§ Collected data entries
- - - - -

__device__ __forceinline__ float rereference(const f32x4 (&kf)[4], const f32x4 (&q)[4], f32x16& st,
                                             f32x16& ot, TileState& t) {
#pragma unroll
    for (int r = 0; r < 16; ++r) st[r] = 0.f;
#pragma unroll
    for (int g = 0; g < 4; ++g)
#pragma unroll
        for (int e = 0; e < 4; ++e) st = mfma32(kf[g][e], q[g][e], st);
    float mloc = st[0];
#pragma unroll
    for (int r = 1; r < 16; ++r) mloc = fmaxf(mloc, st[r]);
    mloc = pair_max(mloc);
    const float m_new = fmaxf(t.m_ref, mloc);
    const float alpha = __builtin_amdgcn_exp2f(t.m_ref - m_new);
    t.m_ref = m_new;
    t.l_lane *= alpha;
#pragma unroll
    for (int r = 0; r < 16; ++r) {
        ot[r] *= alpha;
        t.negm[r] = -m_new;
        st[r] -= m_new;
    }
    return exp_sum(st);
}
// ... 218 lines not shown
                        sta = mfma32(kf[g][e], qa[g][e], sta);
                        if (NT == 2) stb = mfma32(kf[g][e], qb[g][e], stb);
                    }
                psa = exp_sum(sta);
                if (NT == 2) psb = exp_sum(stb);
                const bool stale = !(psa < SM_BIG) || !(psb < SM_BIG);
                redo = __builtin_amdgcn_ballot_w64(stale) != 0;
            }
            if (redo) {
                psa = rereference(kf, qa, sta, oa, ta);
                if (NT == 2) psb = rereference(kf, qb, stb, ob, tb);
            }
            ta.l_lane += psa;
            tb.l_lane += psb;
#pragma unroll
            for (int g = 0; g < 4; ++g)
#pragma unroll
                for (int e = 0; e < 4; ++e) oa = mfma32(vf[g][e], sta[4 * g + e], oa);
            if (jb == NKB - 4 && bh + stride < BH) {
                const f32x4* qg = qall + (size_t)(bh + stride) * NKB * 256;
#pragma unroll
                for (int g = 0; g < 4; ++g) {
                    qna[g] = qg[(t0 * 4 + g) * 64 + lane];
                    if (NT == 2) qnb[g] = qg[((t0 + 1) * 4 + g) * 64 + lane];
                }
            }
            ATT_PERSIST_WAIT();
            __builtin_amdgcn_s_barrier();
            issue_block(bh, jb + 4, gb + 4);
            {
                const f32x4* nslot = ring + ((gb + 1) & (ATT_SLOTS - 1)) * ATT_SLOT_F4 + lane;
#pragma unroll
                for (int g = 0; g < 4; ++g) kf[g] = nslot[g * 64];
            }
            if (NT == 2) {
#pragma unroll
                for (int g = 0; g < 4; ++g)
#pragma unroll
                    for (int e = 0; e < 4; ++e) ob = mfma32(vf[g][e], stb[4 * g + e], ob);
            }
        }
        const int seq = bh / NH, head = bh % NH;
        {
            const float inv = 1.0f / pair_sum(ta.l_lane);
#pragma unroll
            for (int g = 0; g < 4; ++g) {
                const f32x4 w = {oa[4 * g] * inv, oa[4 * g + 1] * inv, oa[4 * g + 2] * inv, oa[4 * g + 3] * inv};
                og[(((size_t)seq * NKB + t0) * 16 + head * 4 + g) * 64 + lane] = w;
            }
        }
        if (NT == 2) {
            const float inv = 1.0f / pair_sum(tb.l_lane);
#pragma unroll
            for (int g = 0; g < 4; ++g) {
                const f32x4 w = {ob[4 * g] * inv, ob[4 * g + 1] * inv, ob[4 * g + 2] * inv, ob[4 * g + 3] * inv};
                og[(((size_t)seq * NKB + t0 + 1) * 16 + head * 4 + g) * 64 + lane] = w;
            }
        }
#pragma unroll
        for (int g = 0; g < 4; ++g) {
            qa[g] = qna[g] * QSCALE;
            if (NT == 2) qb[g] = qnb[g] * QSCALE;
        }
    }
    asm volatile("s_waitcnt vmcnt(0)" ::: "memory");
}

__global__ __launch_bounds__(PERSIST_THREADS, 2) void attn_fwd_persistent_kernel(
    const float* __restrict__ q, const float* __restrict__ k, const float* __restrict__ vT,
    float* __restrict__ o, int BH) {
    extern __shared__ __attribute__((aligned(16))) f32x4 ring[];
    const int lane = threadIdx.x & 63;
    const int wave = __builtin_amdgcn_readfirstlane(threadIdx.x >> 6);
    const f32x4* qg = reinterpret_cast<const f32x4*>(q);
    const f32x4* kg = reinterpret_cast<const f32x4*>(k);
    const f32x4* vg = reinterpret_cast<const f32x4*>(vT);
    f32x4* og = reinterpret_cast<f32x4*>(o);
    if (wave < 7)
        attn_persistent_body<2>(ring, qg, kg, vg, og, BH, lane, wave);
    else
        attn_persistent_body<1>(ring, qg, kg, vg, og, BH, lane, wave);
}

int launch_attn_packed(const float* q, const float* k, const float* vT, float* o, int BH, hipStream_t st) {
    static int n_cu = 0;
    if (n_cu == 0) {
        int dev = 0;
        hipDeviceProp_t prop;
        if (hipGetDevice(&dev) == hipSuccess && hipGetDeviceProperties(&prop, dev) == hipSuccess)
            n_cu = prop.multiProcessorCount;
        else
            n_cu = 256;
    }
    static const int persist_min = getenv("T2S_ATTN_PERSIST_MIN") ? atoi(getenv("T2S_ATTN_PERSIST_MIN")) : 0;
    if (BH >= (persist_min > 0 ? persist_min : 3 * n_cu)) {
        attn_fwd_persistent_kernel<<<BH < n_cu ? BH : n_cu, PERSIST_THREADS, ATT_LDS_BYTES, st>>>(q, k, vT, o, BH);
    } else {
        static const int parts_env = getenv("T2S_ATTN_PARTS") ? atoi(getenv("T2S_ATTN_PARTS")) : 0;
        const int parts = parts_env == 2 || parts_env == 4 ? parts_env : (((BH + 7) / 8) * 16 < n_cu ? 4 : 2);
        if (parts == 4)
            attn_fwd_packed_kernel<4><<<((BH + 7) / 8) * 32, 256, ATT_LDS_BYTES, st>>>(q, k, vT, o, BH);
        else
            attn_fwd_packed_kernel<2><<<((BH + 7) / 8) * 16, 256, ATT_LDS_BYTES, st>>>(q, k, vT, o, BH);
    }
    T2S_LAUNCH_CHECK();
    return T2S_OK;
}
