@@ -870,16 +887,20 @@
     const long long total = (long long)nx * ny * nz;
     if (t >= total) return;
     const int fz = (int)(t % nz), fy = (int)((t / nz) % ny), fx = (int)(t / ((long long)nz * ny));
+    double v[4][4][4];
     double lo = INFINITY, hi = -INFINITY;
+#pragma unroll
     for (int a = 0; a < 4; ++a) {
         const int ia = mirror_fold(fx - 1 + a, nx);
+#pragma unroll
         for (int b = 0; b < 4; ++b) {
             const int ib = mirror_fold(fy - 1 + b, ny);
             const double *line = coef + ((size_t)ia * ny + ib) * nz;
+#pragma unroll
             for (int d = 0; d < 4; ++d) {
-                const double v = line[mirror_fold(fz - 1 + d, nz)];
-                lo = fmin(lo, v);
-                hi = fmax(hi, v);
+                v[a][b][d] = line[mirror_fold(fz - 1 + d, nz)];
+                lo = fmin(lo, v[a][b][d]);
+                hi = fmax(hi, v[a][b][d]);
             }
         }
     }
@@ -888,6 +909,37 @@
     if (lo >= thr + margin) c = 1;
     else if (hi < thr - margin) c = 2;
     if (!(lo == lo) || !(hi == hi)) c = 0;
+    if (HULL && c == 0) {
+#pragma unroll
+        for (int a = 0; a < 4; ++a)
+#pragma unroll
+            for (int b = 0; b < 4; ++b) bezier_axis(v[a][b][0], v[a][b][1], v[a][b][2], v[a][b][3]);
+#pragma unroll
+        for (int a = 0; a < 4; ++a)
+#pragma unroll
+            for (int d = 0; d < 4; ++d) bezier_axis(v[a][0][d], v[a][1][d], v[a][2][d], v[a][3][d]);
+#pragma unroll
+        for (int b = 0; b < 4; ++b)
+#pragma unroll
+            for (int d = 0; d < 4; ++d) bezier_axis(v[0][b][d], v[1][b][d], v[2][b][d], v[3][b][d]);
+        double blo = INFINITY, bhi = -INFINITY;
+        bool finite = true;
+#pragma unroll
+        for (int a = 0; a < 4; ++a)
+#pragma unroll
+            for (int b = 0; b < 4; ++b)
+#pragma unroll
+                for (int d = 0; d < 4; ++d) {
+                    const double w = v[a][b][d];
+                    blo = fmin(blo, w);
+                    bhi = fmax(bhi, w);
+                    finite = finite && fabs(w) <= 1.79769313486231570e308;
+                }
+        if (finite) {
+            if (blo >= thr + margin) c = 1;
+            else if (bhi < thr - margin) c = 2;
+        }
+    }
     cls[t] = c;
 }
 
@@ -969,7 +1021,7 @@
     b += align_up(n, 256);
     b += 6 * align_up(n * sizeof(int), 256);
     b += 2 * align_up(n * 4 * sizeof(float), 256);
-    b += align_up(n * 8 * sizeof(float), 256);
+    b += align_up(n * TTL_RING_FLOATS * sizeof(float), 256);
     b += 2 * align_up(n * 2 * sizeof(int), 256);
     b += align_up(n * sizeof(int), 256);
     b += 2 * align_up(nb * sizeof(int), 256);
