def _table_section(name):
    global _TABLE_FILE
    if _TABLE_FILE is None:
        _TABLE_FILE = {}
        path = os.environ.get('SBA_IGEMM_TABLE_FILE') or os.path.join(os.path.dirname(os.path.abspath(__file__)),
                                                                      'igemm_table.json')
        if os.environ.get('SBA_IGEMM_TABLE', '1') != '0' and os.path.exists(path):
            import json
            with open(path) as f:
                _TABLE_FILE = json.load(f)
    return _TABLE_FILE.get(name, {})


def _igemm_table():
    global _IGEMM_TABLE
    if _IGEMM_TABLE is None:
        _IGEMM_TABLE = _table_section('bf16')
    return _IGEMM_TABLE


def tune_geom(g, dt):
    if getattr(g, '_tuned', None) != dt:
        g._tuned = dt
        ent = _igemm_table().get(geom_key(g)) if dt == _lib.SBA_BF16 else None
        g.tile, g.ksplit = (int(ent[0]), int(ent[1])) if ent else (0, 0)
    if IGEMM_LOG is not None:
        IGEMM_LOG.append(g)


def _igemm(dt, x, w, y, addend, stats, g, device, w_frag=None):
    ws = workspace(device)
    tune_geom(g, _lib.SBA_BF16 if dt == _lib.SBA_BF16_YH else dt)
    g.w_layout = 0
    if w_frag is not None and _halo_family(g):
        w, g.w_layout = w_frag.data_ptr(), 1
    try:
        call('sba_conv_igemm', dt, x, w, y, addend, stats, ctypes.byref(g), ws.data_ptr(), WORKSPACE_BYTES, _stream())
    finally:
        g.w_layout = 0


def _halo_family(g):
    h = getattr(g, '_halo', None)
    if h is None:
        plan = (ctypes.c_int * 3)()
        old = g.w_layout
        g.w_layout = 0
        call('sba_conv_igemm_plan', _lib.SBA_BF16, ctypes.byref(g), WORKSPACE_BYTES, plan)
        g.w_layout = old
        h = g._halo = plan[0] == 0
    return h




def conv_forward(x, pw, kind, want_stats=True, addend=None, pre_bn=False):
    _need_gpu(x)
    N, Cin, H, W = x.shape
    O = pw.param.shape[0]
    OH, OW = _conv_out_hw(kind, H, W)
    yh = pre_bn and Y_F16 and x.dtype == torch.bfloat16 and addend is None and O % 8 == 0
    if yh:
        y = torch.empty((N, O, OH, OW), dtype=torch.float16, device=x.device, memory_format=CL)
    else:
        y = empty_act(N, O, OH, OW, x)
    stats = zeros_f32((BN_STAT_SLOTS, 2 * O), x.device) if want_stats else None
    g = _geom((kind, N, H, W, Cin, O, None))
    wf = pw.fwd_frag(x.dtype) if kind == '3x3' else None
    _igemm(_lib.SBA_BF16_YH if yh else _dt(x), _p(x), _p(pw.fwd(x.dtype)), _p(y), _p(addend), _p(stats), g, x.device,
           w_frag=wf)
    return y, stats


def conv_dgrad(dy, pw, kind, in_hw, addend=None):
    N, O, OH, OW = dy.shape
    I = pw.param.shape[1]
    H, W = in_hw
    wd = pw.dgrad(dy.dtype, kind)
    if kind == '3x3':
        g = _geom(('3x3', N, OH, OW, O, I, None))
        dx = empty_act(N, I, H, W, dy)
        _igemm(_dt(dy), _p(dy), _p(wd), _p(dx), _p(addend), None, g, dy.device, w_frag=pw.dgrad_frag(dy.dtype, kind))
        return dx
    if kind == '3x3up':
        g = _geom(('4x4s2', N, OH, OW, O, I, None))
        dx = empty_act(N, I, H, W, dy)
        _igemm(_dt(dy), _p(dy), _p(wd), _p(dx), _p(addend), None, g, dy.device)
        return dx
    if kind == '4x4s2':
        dx = empty_act(N, I, H, W, dy)
        esz = dy.element_size()
        gs = [_geom(('4x4s2_dgrad', N, OH, OW, O, I, (cls // 2, cls % 2))) for cls in range(4)]
        if DGRAD4_GROUP and dy.dtype == torch.bfloat16 and O % 64 == 0:
            arr = (_lib.ConvGroupItem * 4)()
            for cls, (a, g) in enumerate(zip(arr, gs)):
                a.x, a.w, a.y, a.addend = _p(dy), wd.data_ptr() + cls * I * 4 * O * esz, _p(dx), _p(addend)
                a.bias = a.relu_mask = None
                a.g = ctypes.pointer(g)
            tile, split = dgrad4_plan(gs[0])
            ws = workspace(dy.device)
            call('sba_conv_igemm_group_splitk', _lib.SBA_BF16, 4, arr, tile, split, ws.data_ptr(), WORKSPACE_BYTES, _stream())
            if IGEMM_LOG is not None:
                IGEMM_LOG.append(('group', tile, gs))
            return dx
        for cls in range(4):
            wptr = wd.data_ptr() + cls * I * 4 * O * esz
            _igemm(_dt(dy), _p(dy), wptr, _p(dx), _p(addend), None, gs[cls], dy.device)
        return dx
    raise ValueError(kind)


DGRAD4_GROUP = True
_DGRAD4_FORCE = None


def dgrad4_plan(g):
    if _DGRAD4_FORCE:
        t, s = _DGRAD4_FORCE.split(',')
        return int(t), int(s)
    ent = _table_section('dgrad4').get(geom_key(g))
    if ent:
        return int(ent[0]), int(ent[1])
    M = g.N * g.OHs * g.OWs
    ny = (g.Cout + 63) // 64
    for tile, bm in ((5, 128), (3, 96), (1, 64)):
        tiles = 4 * ((M + bm - 1) // bm) * ny
        if tiles >= 512 or tile == 1:
            break
    ns64 = g.ntaps * (g.Cin // 64)
    split = max(1, min(512 // max(tiles, 1), ns64 // 8))
    return tile, split


_KSPLIT_TARGET = 640
_KSPLIT_MIN_CHUNKS = 24


def _ksplit(tiles, M):
    chunks = (M + 63) // 64
    want = max(1, (_KSPLIT_TARGET + tiles - 1) // tiles)
    return max(1, min(want, chunks // _KSPLIT_MIN_CHUNKS if chunks >= 2 * _KSPLIT_MIN_CHUNKS else 1))


def conv_wgrad(x, dy, param, kind):
    N, Cin, H, W = x.shape
    O = dy.shape[1]
    g = _geom((kind, N, H, W, Cin, O, None))
    gbuf = param_grad(param)
    M = N * g.OHs * g.OWs
    tiles = ((O + 63) // 64) * ((Cin + 63) // 64) * g.ntaps
    cell = getattr(param, '_sba_gepoch', None)
    first = 0
    if cell is not None and getattr(param, '_sba_wepoch', None) != cell[0]:
        param._sba_wepoch = cell[0]
        first = 1
    g.first_write = first
    call('sba_conv_wgrad', _dt(x), _p(x), _p(dy), _p(gbuf), ctypes.byref(g), _ksplit(tiles, M), _stream())


SIDE_WGRAD = False
HOME_STREAM = None
_COMPANION, _KEEPALIVE, _COMP_NEXT = {}, {}, {}
N_COMPANIONS = int(os.environ.get('SBA_WGRAD_COMPANIONS', '1'))


def _companion(device, *keep):
    cur = torch.cuda.current_stream()
    key = cur.cuda_stream
    comps = _COMPANION.get(key)
    if comps is None:
        comps = _COMPANION[key] = [torch.cuda.Stream(device=device) for _ in range(N_COMPANIONS)]
        _KEEPALIVE[key] = []
        _COMP_NEXT[key] = 0
    comp = comps[_COMP_NEXT[key] % len(comps)]
    _COMP_NEXT[key] += 1
    comp.wait_stream(cur)
    _KEEPALIVE[key].extend(keep)
    return comp


def conv_wgrad_overlapped(x, dy, param, kind):
    if not SIDE_WGRAD:
        return conv_wgrad(x, dy, param, kind)
    param_grad(param)
    with torch.cuda.stream(_companion(x.device, x, dy)):
        conv_wgrad(x, dy, param, kind)


def join_wgrads():
    cur = torch.cuda.current_stream()
    comps = _COMPANION.get(cur.cuda_stream)
    if comps is not None:
        for comp in comps:
            cur.wait_stream(comp)
        _KEEPALIVE[cur.cuda_stream].clear()
        _COMP_NEXT[cur.cuda_stream] = 0


def wgrad_tail_stream():
    cur = torch.cuda.current_stream()
    comps = _COMPANION.get(cur.cuda_stream)
    if comps is None:
        return cur
    comp = comps[0]
    comp.wait_stream(cur)
    for other in comps[1:]:
        comp.wait_stream(other)
    _KEEPALIVE[cur.cuda_stream].clear()
    _COMP_NEXT[cur.cuda_stream] = 0
    return comp


BN_STAT_SLOTS = _lib.lib.sba_bn_stat_slots()


_DET_SCRATCH = [None]
DET_SCRATCH_BYTES = int(os.environ.get('SBA_DET_SCRATCH_MB', '2048')) << 20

- - - - -

§ What needs to be done
Transcribe the records from their first line. Stop after the line with "float mloc = st[0];", including it.

§ Response to the exercise
__device__ __forceinline__ float rereference(const f32x4 (&kf)[4], const f32x4 (&q)[4], f32x16& st,
                                             f32x16& ot, TileState& t) {
#pragma unroll
    for (int r = 0; r < 16; ++r) st[r] = 0.f;
#pragma unroll
    for (int g = 0; g < 4; ++g)
#pragma unroll
        for (int e = 0; e < 4; ++e) st = mfma32(kf[g][e], q[g][e], st);
    float mloc = st[0];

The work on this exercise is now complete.